▶ **Stored data entries**:
::::::::::

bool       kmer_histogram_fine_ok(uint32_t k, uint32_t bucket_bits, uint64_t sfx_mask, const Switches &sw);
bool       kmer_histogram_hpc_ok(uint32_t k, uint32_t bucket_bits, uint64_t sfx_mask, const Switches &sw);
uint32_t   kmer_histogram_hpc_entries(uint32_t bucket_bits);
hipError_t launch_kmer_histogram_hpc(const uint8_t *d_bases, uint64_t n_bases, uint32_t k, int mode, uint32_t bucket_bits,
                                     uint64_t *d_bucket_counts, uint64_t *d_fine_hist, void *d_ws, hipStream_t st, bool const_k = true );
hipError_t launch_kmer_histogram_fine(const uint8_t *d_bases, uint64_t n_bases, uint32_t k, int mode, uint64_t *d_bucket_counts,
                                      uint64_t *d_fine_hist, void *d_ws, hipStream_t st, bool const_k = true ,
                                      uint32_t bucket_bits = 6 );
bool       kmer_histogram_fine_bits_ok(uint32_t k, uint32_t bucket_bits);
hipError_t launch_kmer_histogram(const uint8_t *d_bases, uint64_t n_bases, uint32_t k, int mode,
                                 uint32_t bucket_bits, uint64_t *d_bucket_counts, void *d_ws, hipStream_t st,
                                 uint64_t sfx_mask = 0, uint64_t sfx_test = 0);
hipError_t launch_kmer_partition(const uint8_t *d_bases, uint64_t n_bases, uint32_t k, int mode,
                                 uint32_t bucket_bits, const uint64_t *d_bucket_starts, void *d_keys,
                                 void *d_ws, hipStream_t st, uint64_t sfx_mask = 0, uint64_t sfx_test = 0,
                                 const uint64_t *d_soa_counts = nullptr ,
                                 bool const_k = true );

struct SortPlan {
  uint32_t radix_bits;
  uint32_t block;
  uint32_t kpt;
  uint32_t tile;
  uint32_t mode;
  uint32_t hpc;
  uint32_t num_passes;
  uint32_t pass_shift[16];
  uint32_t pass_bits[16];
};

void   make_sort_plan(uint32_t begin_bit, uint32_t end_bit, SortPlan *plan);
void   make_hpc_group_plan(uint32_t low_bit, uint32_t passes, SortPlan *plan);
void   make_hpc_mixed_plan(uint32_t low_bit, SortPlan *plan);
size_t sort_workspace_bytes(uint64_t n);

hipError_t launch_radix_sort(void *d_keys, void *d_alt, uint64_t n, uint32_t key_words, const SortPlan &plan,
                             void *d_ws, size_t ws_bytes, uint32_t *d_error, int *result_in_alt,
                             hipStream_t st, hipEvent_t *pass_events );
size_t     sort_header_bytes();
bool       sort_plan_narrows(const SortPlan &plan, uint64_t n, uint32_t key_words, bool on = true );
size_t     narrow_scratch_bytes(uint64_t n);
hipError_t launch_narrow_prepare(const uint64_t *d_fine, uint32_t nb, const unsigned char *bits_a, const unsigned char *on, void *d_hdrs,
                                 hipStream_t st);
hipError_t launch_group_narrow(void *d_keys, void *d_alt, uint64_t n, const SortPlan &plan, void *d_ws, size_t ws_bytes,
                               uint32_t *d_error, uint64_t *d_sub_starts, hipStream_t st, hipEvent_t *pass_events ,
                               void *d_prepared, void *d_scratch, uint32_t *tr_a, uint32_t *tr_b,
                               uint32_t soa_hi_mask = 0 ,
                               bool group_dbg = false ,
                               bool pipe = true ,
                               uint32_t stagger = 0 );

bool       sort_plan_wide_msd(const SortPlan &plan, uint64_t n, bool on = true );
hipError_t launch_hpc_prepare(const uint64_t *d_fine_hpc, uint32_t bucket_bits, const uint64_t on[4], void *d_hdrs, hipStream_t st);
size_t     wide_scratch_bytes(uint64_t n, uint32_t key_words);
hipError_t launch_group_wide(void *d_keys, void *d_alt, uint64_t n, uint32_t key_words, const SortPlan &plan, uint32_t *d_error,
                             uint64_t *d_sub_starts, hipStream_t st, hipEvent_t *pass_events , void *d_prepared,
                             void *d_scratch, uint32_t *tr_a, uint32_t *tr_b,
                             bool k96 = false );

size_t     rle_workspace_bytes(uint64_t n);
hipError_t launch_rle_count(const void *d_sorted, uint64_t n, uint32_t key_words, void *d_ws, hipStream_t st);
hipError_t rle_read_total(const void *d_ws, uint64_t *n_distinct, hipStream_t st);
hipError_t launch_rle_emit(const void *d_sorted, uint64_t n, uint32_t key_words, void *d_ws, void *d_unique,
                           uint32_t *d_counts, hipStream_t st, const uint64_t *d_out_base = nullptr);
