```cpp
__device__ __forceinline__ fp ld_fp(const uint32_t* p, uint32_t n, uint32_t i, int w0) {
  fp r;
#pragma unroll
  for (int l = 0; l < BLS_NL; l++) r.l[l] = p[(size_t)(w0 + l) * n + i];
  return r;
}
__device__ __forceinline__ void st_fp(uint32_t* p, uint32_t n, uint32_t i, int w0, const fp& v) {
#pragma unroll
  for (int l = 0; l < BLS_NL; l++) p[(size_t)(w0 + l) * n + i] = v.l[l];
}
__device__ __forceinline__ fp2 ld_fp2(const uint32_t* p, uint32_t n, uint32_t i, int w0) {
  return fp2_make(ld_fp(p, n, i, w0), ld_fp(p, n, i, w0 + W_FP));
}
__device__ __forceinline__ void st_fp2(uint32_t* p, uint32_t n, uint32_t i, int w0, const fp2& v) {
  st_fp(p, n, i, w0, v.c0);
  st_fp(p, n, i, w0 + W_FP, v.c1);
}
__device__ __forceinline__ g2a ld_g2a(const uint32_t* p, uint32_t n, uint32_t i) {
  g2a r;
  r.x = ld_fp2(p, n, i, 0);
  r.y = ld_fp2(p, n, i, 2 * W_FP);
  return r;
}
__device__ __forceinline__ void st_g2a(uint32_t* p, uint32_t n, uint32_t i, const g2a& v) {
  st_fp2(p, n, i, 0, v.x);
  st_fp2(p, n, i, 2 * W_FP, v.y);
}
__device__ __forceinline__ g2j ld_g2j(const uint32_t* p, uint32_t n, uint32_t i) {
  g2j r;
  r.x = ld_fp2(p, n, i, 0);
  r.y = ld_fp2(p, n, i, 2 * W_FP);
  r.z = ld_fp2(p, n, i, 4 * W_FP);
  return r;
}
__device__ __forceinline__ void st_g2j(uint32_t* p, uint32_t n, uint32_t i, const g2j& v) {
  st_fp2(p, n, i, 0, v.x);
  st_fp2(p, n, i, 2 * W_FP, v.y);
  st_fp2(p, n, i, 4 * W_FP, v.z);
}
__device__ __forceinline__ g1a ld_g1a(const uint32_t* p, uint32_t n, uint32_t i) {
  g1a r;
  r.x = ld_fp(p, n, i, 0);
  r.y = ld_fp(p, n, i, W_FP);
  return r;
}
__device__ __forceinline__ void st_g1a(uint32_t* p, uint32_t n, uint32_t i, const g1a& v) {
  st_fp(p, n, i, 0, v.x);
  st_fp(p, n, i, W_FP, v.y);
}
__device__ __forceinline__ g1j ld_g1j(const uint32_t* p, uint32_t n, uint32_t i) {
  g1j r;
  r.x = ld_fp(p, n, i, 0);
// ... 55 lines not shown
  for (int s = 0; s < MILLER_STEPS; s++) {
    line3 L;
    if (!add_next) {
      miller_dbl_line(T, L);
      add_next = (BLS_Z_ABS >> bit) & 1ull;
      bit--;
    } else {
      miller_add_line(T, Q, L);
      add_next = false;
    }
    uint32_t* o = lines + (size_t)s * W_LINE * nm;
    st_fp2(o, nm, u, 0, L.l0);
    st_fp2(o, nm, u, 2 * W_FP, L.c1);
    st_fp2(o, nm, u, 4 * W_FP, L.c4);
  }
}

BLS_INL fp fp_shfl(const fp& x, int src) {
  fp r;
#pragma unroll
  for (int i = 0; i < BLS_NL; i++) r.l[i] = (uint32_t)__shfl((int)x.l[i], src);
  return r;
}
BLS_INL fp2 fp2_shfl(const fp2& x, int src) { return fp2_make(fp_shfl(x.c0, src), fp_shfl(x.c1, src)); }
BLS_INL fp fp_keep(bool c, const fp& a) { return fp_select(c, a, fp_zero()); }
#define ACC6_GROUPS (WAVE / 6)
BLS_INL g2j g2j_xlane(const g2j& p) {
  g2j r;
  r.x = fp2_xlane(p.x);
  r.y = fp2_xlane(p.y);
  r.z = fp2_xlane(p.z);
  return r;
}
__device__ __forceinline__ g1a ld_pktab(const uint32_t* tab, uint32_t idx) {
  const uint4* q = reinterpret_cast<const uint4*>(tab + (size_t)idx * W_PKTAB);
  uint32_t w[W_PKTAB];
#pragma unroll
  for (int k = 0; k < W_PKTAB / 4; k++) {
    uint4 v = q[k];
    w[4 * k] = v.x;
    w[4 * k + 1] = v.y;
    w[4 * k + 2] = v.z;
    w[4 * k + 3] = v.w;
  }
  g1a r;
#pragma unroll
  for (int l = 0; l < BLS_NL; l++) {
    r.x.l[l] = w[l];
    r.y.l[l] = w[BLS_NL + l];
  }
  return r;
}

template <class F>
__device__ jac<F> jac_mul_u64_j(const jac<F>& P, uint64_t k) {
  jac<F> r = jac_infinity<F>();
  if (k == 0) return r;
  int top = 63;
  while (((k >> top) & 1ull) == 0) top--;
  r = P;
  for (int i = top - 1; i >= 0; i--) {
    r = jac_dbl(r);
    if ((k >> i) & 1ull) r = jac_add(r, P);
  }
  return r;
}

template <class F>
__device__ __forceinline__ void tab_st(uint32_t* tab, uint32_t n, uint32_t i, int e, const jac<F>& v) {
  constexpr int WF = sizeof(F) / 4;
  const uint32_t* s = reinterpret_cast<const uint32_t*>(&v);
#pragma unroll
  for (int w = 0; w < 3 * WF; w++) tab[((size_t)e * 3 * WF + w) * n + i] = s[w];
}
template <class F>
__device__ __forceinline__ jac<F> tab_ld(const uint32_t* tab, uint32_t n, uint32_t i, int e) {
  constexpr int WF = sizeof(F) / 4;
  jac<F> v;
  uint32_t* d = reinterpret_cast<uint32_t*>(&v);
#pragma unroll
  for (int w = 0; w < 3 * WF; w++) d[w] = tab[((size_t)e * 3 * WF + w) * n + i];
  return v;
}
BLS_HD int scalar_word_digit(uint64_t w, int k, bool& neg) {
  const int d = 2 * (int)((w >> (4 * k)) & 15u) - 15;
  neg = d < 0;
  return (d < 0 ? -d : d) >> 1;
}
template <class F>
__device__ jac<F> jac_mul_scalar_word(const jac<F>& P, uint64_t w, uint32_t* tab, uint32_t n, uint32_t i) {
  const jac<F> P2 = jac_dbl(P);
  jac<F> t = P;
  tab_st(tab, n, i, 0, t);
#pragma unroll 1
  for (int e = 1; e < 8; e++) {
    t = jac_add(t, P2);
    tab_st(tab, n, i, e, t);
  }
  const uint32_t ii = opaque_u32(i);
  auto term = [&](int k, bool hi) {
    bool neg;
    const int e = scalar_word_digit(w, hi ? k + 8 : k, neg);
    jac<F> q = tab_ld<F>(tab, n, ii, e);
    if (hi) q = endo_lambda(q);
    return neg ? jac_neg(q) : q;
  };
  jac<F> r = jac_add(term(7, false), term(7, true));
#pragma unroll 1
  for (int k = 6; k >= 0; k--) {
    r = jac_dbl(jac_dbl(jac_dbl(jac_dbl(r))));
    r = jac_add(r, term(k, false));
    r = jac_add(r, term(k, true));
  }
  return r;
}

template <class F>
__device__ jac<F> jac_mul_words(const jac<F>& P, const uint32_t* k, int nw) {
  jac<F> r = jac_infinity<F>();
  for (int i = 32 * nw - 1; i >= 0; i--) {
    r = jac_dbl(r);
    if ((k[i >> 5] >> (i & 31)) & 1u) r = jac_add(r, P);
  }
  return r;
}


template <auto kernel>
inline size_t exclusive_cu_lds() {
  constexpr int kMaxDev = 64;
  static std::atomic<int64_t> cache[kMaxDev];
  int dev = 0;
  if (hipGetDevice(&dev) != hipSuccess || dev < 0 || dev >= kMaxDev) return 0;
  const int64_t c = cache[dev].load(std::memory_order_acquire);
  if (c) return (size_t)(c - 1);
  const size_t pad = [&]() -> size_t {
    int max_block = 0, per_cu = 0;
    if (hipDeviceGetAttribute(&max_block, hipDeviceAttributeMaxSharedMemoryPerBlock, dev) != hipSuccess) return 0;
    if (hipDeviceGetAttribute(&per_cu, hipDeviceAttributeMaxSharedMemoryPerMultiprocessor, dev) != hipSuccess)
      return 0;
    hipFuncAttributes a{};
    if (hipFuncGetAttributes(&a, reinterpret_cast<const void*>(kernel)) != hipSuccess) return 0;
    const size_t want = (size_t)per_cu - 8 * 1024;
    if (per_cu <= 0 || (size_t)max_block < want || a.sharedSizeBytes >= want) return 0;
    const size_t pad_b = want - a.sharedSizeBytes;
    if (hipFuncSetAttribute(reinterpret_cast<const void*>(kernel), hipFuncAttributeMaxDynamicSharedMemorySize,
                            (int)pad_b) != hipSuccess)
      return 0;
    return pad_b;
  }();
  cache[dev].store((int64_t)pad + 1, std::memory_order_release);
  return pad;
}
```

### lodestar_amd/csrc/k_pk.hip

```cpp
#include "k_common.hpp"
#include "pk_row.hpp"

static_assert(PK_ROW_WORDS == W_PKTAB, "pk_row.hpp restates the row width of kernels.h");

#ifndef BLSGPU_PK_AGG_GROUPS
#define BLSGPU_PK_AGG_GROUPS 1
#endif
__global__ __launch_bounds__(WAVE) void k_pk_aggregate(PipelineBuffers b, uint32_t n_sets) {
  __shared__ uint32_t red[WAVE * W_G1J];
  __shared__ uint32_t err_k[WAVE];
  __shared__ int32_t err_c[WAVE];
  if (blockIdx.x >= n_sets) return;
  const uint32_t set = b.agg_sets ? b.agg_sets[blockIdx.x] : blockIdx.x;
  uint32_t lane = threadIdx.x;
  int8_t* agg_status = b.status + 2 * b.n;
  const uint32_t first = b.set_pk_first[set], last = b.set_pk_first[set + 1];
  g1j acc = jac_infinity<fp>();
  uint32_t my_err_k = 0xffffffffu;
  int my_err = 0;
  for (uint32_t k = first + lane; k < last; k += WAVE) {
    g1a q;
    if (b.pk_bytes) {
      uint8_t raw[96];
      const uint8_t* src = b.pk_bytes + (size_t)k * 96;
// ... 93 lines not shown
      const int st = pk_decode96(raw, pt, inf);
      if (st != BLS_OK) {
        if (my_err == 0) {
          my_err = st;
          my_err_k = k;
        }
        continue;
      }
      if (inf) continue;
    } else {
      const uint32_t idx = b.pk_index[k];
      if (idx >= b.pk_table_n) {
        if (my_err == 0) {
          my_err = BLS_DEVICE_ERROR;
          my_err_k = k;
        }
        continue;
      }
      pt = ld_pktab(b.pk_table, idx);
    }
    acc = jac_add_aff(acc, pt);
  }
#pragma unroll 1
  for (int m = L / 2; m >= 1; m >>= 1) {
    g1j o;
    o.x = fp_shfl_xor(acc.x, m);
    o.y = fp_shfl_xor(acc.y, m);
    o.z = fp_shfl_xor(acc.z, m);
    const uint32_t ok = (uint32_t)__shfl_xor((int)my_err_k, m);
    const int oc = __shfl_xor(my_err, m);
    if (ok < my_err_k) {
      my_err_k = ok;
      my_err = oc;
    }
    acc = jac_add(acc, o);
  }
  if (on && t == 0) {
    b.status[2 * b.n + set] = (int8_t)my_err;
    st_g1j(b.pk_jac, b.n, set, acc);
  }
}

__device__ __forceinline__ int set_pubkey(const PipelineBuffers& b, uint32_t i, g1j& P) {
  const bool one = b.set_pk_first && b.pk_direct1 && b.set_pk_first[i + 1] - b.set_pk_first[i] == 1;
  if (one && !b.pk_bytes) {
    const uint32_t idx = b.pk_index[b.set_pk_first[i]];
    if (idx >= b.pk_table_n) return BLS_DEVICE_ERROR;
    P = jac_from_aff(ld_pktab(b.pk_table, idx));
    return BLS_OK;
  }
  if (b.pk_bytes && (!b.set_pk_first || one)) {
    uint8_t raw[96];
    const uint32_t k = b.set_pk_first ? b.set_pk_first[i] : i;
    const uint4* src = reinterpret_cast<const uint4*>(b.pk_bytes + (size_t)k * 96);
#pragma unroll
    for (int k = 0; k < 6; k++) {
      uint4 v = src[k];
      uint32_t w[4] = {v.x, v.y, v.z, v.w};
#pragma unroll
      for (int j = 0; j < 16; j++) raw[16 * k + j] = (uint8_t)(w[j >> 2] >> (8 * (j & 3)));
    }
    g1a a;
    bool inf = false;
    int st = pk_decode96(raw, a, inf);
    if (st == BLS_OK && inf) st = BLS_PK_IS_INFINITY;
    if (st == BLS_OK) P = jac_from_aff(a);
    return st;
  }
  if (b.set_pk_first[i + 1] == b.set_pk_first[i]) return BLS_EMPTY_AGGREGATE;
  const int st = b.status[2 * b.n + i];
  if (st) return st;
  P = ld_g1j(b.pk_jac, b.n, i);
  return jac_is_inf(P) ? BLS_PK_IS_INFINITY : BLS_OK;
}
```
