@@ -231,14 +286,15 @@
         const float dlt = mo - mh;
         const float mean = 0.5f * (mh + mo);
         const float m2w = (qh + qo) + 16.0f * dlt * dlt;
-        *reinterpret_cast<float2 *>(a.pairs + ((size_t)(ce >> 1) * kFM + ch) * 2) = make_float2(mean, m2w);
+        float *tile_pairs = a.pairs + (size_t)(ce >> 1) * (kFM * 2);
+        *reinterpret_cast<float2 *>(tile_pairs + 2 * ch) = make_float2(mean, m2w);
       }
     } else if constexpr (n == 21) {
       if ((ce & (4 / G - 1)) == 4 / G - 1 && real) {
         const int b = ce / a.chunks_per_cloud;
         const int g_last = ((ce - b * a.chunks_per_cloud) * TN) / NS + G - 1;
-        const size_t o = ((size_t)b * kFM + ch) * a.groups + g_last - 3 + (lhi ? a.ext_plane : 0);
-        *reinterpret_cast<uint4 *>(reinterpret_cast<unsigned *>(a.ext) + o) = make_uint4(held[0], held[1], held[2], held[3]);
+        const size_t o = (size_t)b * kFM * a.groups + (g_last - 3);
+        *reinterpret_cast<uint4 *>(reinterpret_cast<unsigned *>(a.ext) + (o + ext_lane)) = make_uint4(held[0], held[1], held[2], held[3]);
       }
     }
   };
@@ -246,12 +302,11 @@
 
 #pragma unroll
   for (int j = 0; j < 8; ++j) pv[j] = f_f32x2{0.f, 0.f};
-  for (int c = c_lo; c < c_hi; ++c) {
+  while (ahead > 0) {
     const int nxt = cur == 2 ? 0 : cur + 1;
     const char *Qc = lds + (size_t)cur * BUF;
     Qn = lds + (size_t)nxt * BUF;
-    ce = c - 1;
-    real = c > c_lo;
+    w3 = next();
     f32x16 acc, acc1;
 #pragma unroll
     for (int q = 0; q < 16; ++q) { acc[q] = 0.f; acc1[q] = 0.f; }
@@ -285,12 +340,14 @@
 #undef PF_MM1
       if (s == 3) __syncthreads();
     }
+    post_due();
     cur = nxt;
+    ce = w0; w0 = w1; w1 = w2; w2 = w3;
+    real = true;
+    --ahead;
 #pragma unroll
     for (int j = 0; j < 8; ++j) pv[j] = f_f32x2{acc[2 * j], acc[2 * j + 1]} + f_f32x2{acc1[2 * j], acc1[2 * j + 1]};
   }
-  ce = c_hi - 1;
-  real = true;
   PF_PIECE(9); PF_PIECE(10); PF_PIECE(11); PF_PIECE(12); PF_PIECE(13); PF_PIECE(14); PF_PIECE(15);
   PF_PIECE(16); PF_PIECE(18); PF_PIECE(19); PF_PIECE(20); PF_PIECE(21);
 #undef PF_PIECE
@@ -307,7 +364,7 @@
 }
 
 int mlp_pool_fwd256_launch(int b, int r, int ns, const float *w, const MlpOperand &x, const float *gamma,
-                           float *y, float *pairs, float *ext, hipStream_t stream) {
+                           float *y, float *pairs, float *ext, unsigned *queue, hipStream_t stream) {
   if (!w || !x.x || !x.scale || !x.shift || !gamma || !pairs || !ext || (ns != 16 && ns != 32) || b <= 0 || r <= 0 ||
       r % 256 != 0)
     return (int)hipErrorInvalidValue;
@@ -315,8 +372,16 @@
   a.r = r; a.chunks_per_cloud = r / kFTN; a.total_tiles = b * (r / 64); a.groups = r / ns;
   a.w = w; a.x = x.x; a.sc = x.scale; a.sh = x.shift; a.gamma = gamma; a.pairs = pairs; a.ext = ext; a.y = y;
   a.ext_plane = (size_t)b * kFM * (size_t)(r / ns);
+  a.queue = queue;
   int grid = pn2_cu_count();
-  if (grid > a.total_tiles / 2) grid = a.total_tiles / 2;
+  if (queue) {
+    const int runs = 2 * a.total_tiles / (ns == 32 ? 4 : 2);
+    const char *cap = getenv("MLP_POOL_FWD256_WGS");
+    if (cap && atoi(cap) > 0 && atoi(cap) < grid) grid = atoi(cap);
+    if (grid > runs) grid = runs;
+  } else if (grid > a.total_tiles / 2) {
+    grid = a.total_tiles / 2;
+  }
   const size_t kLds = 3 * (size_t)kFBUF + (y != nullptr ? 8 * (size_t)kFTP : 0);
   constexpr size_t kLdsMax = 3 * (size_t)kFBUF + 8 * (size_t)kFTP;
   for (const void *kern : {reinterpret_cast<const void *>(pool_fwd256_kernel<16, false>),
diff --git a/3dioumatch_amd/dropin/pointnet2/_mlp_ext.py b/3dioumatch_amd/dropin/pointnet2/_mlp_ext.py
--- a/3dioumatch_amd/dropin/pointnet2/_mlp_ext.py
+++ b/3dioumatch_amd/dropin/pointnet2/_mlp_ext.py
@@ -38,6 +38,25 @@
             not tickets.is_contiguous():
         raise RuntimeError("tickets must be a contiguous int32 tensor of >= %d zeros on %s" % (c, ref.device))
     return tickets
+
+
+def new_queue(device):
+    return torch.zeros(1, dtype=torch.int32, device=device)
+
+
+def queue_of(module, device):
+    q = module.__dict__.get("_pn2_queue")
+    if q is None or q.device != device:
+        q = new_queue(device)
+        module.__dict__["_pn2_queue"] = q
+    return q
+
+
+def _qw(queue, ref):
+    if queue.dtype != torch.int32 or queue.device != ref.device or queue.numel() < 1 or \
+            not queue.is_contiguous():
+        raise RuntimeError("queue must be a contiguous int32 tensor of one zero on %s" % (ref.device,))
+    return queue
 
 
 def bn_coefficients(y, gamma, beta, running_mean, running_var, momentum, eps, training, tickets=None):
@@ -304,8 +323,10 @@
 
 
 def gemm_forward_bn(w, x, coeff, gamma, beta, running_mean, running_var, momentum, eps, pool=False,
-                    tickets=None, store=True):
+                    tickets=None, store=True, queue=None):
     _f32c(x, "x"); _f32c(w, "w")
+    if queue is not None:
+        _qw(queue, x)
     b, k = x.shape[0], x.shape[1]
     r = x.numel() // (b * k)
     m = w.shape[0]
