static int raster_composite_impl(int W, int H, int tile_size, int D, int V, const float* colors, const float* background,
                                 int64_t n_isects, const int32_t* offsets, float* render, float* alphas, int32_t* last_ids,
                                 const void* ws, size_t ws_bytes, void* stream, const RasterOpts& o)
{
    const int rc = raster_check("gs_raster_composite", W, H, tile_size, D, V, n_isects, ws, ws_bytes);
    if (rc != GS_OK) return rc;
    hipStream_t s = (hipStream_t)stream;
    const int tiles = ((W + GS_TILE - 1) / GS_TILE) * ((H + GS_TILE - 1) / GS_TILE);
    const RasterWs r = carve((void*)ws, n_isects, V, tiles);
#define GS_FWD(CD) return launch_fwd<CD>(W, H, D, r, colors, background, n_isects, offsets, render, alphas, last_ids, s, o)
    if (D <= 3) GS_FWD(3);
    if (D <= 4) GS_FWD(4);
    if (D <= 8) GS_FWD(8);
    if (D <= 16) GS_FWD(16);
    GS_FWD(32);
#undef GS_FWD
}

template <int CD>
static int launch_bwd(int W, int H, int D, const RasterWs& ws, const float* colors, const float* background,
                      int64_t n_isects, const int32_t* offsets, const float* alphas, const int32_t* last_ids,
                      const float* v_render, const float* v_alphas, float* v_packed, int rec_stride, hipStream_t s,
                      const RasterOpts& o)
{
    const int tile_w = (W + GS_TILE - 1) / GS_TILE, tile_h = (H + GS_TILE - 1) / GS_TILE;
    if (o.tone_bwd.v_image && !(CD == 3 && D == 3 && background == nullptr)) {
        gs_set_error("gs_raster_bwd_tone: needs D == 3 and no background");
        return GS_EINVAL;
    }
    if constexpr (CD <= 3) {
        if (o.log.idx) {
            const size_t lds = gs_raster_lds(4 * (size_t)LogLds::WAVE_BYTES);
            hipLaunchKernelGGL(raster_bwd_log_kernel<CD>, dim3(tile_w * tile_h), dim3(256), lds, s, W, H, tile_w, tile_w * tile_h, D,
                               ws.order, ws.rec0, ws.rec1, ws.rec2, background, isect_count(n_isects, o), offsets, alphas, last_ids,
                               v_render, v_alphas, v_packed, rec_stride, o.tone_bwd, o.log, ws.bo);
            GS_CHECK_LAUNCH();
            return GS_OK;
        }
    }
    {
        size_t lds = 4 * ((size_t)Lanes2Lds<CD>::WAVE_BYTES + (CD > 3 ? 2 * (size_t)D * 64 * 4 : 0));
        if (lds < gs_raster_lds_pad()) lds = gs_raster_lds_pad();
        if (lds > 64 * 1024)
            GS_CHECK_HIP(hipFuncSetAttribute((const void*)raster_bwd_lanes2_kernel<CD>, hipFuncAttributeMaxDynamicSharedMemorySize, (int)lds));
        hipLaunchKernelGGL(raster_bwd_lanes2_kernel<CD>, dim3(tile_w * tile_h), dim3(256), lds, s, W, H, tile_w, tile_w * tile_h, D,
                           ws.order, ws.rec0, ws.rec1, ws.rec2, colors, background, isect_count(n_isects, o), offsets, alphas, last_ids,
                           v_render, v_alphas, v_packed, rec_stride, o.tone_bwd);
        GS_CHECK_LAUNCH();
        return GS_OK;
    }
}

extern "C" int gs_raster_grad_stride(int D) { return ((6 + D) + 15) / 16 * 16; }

::::::::::

▶ **Assigned task**:
Word for word, restate the entries from the first line to the line that has "hipError_t launch_kmer_histogram_fine(const uint8_t", both included, and nothing else.

▶ **Reply**:
bool       kmer_histogram_fine_ok(uint32_t k, uint32_t bucket_bits, uint64_t sfx_mask, const Switches &sw);
bool       kmer_histogram_hpc_ok(uint32_t k, uint32_t bucket_bits, uint64_t sfx_mask, const Switches &sw);
uint32_t   kmer_histogram_hpc_entries(uint32_t bucket_bits);
hipError_t launch_kmer_histogram_hpc(const uint8_t *d_bases, uint64_t n_bases, uint32_t k, int mode, uint32_t bucket_bits,
                                     uint64_t *d_bucket_counts, uint64_t *d_fine_hist, void *d_ws, hipStream_t st, bool const_k = true );
hipError_t launch_kmer_histogram_fine(const uint8_t *d_bases, uint64_t n_bases, uint32_t k, int mode, uint64_t *d_bucket_counts,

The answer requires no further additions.